-- Opening Marker --
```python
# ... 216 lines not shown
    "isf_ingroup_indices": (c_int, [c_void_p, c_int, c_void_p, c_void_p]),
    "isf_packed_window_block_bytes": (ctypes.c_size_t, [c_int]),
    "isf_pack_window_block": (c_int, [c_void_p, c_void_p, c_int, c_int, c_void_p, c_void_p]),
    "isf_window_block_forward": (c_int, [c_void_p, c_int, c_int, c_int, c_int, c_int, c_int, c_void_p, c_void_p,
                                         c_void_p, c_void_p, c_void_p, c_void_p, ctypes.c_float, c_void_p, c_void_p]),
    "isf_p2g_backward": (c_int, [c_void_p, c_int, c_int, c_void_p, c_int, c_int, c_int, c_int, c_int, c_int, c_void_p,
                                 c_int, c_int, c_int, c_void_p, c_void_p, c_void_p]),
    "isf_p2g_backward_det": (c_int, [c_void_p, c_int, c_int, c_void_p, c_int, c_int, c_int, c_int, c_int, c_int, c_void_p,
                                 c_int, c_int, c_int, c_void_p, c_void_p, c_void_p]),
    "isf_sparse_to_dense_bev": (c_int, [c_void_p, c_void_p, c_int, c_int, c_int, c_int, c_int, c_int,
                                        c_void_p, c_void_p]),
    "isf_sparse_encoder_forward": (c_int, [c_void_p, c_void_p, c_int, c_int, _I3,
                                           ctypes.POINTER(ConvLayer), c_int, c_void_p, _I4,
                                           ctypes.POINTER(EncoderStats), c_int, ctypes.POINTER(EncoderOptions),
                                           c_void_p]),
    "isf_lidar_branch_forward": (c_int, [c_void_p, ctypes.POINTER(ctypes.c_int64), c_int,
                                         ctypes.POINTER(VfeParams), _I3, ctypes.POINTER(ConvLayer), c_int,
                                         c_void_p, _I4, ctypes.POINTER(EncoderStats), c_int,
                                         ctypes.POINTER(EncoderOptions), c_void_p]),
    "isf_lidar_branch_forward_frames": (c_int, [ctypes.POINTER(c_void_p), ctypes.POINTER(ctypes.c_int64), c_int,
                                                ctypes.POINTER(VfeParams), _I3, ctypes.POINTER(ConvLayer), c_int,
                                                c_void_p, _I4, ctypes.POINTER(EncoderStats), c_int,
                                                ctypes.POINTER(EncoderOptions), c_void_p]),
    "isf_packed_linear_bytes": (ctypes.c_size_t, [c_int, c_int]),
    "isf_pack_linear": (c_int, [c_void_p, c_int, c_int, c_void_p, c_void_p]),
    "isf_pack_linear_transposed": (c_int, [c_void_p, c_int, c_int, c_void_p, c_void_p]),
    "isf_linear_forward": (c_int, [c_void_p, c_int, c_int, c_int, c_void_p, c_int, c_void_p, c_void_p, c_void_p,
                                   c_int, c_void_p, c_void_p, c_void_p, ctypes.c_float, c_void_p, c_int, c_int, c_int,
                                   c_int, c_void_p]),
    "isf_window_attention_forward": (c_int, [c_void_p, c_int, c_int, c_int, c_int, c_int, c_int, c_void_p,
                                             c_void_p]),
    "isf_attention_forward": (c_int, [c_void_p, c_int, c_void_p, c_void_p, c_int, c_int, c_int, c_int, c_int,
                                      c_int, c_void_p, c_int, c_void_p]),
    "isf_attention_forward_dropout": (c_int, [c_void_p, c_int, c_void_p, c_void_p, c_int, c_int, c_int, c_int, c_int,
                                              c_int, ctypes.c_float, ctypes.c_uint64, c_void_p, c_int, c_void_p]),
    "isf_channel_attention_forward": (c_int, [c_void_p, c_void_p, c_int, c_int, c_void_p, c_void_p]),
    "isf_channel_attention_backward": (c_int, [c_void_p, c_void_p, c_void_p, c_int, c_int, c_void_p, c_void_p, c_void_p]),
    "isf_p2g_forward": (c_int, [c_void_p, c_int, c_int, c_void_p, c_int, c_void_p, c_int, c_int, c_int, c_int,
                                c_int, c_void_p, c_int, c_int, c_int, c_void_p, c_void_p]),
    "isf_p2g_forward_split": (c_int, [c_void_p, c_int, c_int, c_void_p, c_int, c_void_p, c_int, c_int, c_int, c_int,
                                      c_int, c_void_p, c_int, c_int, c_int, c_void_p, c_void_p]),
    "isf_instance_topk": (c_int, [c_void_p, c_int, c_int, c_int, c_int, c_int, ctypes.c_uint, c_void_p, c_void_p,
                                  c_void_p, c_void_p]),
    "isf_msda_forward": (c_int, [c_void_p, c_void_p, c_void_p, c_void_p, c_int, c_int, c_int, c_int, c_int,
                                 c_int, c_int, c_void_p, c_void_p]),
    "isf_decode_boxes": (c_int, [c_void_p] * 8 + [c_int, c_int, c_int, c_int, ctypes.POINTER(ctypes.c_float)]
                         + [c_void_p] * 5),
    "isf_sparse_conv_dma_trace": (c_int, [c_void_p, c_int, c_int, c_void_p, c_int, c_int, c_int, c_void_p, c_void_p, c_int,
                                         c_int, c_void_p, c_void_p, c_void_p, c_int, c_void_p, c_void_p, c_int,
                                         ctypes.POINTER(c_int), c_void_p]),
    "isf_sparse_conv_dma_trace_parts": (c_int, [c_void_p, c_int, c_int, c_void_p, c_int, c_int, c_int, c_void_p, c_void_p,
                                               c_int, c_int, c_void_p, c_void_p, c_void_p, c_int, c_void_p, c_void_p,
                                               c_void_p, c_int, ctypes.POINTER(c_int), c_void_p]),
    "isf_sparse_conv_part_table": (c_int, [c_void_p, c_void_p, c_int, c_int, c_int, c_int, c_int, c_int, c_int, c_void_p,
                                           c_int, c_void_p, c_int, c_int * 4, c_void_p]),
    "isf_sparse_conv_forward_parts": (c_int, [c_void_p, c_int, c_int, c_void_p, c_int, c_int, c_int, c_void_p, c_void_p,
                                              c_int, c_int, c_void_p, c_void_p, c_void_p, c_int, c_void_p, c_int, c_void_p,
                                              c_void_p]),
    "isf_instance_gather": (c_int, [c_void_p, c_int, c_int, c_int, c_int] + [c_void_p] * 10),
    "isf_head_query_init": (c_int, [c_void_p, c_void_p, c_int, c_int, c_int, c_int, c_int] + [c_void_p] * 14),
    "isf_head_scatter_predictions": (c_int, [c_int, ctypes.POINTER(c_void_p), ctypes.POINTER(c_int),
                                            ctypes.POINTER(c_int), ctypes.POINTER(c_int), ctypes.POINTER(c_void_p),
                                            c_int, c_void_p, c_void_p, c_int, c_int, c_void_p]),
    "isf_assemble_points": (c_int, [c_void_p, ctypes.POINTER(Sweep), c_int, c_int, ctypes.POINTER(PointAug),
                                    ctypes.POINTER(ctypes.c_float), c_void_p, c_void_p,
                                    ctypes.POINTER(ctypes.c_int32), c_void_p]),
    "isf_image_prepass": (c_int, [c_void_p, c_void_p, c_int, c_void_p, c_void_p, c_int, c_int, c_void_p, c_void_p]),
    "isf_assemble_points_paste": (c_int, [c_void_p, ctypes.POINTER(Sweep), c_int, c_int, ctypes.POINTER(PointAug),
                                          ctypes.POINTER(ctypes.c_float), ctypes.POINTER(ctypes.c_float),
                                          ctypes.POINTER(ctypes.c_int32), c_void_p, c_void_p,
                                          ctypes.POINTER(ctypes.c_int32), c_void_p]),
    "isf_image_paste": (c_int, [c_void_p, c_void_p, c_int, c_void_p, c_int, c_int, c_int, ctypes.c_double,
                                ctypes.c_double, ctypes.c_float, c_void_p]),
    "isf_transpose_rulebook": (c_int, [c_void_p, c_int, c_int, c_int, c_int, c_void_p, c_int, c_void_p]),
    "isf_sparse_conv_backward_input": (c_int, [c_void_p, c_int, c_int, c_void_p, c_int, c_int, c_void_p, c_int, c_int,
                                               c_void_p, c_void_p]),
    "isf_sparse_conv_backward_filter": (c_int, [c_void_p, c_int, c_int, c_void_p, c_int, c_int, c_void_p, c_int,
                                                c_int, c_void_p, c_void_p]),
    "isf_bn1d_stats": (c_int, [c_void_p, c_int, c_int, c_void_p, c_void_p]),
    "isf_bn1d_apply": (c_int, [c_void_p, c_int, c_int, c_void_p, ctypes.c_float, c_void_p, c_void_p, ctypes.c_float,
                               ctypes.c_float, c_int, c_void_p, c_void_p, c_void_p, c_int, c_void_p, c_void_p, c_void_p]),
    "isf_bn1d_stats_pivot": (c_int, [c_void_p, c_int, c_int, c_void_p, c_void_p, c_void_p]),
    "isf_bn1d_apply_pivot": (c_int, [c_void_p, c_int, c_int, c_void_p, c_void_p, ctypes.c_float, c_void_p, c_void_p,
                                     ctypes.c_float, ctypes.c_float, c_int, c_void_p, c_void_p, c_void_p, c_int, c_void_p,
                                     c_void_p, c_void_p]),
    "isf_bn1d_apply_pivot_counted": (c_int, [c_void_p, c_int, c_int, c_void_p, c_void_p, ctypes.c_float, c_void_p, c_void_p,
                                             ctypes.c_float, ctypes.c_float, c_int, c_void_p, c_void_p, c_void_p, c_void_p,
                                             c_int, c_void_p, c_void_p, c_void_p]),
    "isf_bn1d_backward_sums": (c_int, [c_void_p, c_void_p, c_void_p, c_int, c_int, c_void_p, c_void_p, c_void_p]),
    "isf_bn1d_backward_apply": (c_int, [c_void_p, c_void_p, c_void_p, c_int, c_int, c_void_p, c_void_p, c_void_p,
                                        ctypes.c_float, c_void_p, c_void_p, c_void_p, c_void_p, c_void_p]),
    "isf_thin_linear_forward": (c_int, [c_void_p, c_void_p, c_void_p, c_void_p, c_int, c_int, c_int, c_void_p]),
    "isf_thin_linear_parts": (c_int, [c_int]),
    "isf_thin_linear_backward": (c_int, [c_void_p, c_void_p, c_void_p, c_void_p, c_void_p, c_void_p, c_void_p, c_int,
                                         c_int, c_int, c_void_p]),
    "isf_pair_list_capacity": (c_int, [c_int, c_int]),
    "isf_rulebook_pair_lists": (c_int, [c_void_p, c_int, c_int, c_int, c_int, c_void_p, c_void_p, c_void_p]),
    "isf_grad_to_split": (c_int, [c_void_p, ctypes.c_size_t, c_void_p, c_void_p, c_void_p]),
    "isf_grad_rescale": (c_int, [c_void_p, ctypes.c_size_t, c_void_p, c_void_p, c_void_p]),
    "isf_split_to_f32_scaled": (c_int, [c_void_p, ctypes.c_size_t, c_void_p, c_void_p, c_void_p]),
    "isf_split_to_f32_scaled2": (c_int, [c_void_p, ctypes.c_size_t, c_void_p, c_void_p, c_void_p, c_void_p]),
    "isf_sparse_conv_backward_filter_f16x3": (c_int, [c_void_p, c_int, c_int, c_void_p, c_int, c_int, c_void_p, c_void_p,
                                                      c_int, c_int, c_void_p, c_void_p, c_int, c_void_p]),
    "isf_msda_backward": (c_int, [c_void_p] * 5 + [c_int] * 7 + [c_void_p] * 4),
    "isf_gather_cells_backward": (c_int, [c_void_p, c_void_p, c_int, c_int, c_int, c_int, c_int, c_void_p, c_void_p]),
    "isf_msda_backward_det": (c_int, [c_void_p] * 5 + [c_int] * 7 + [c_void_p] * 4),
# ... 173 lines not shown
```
-- Closing Marker --
_What to do_: Your answer should be a single number: the count of lines above with the word "EncoderOptions".

_Output_: 3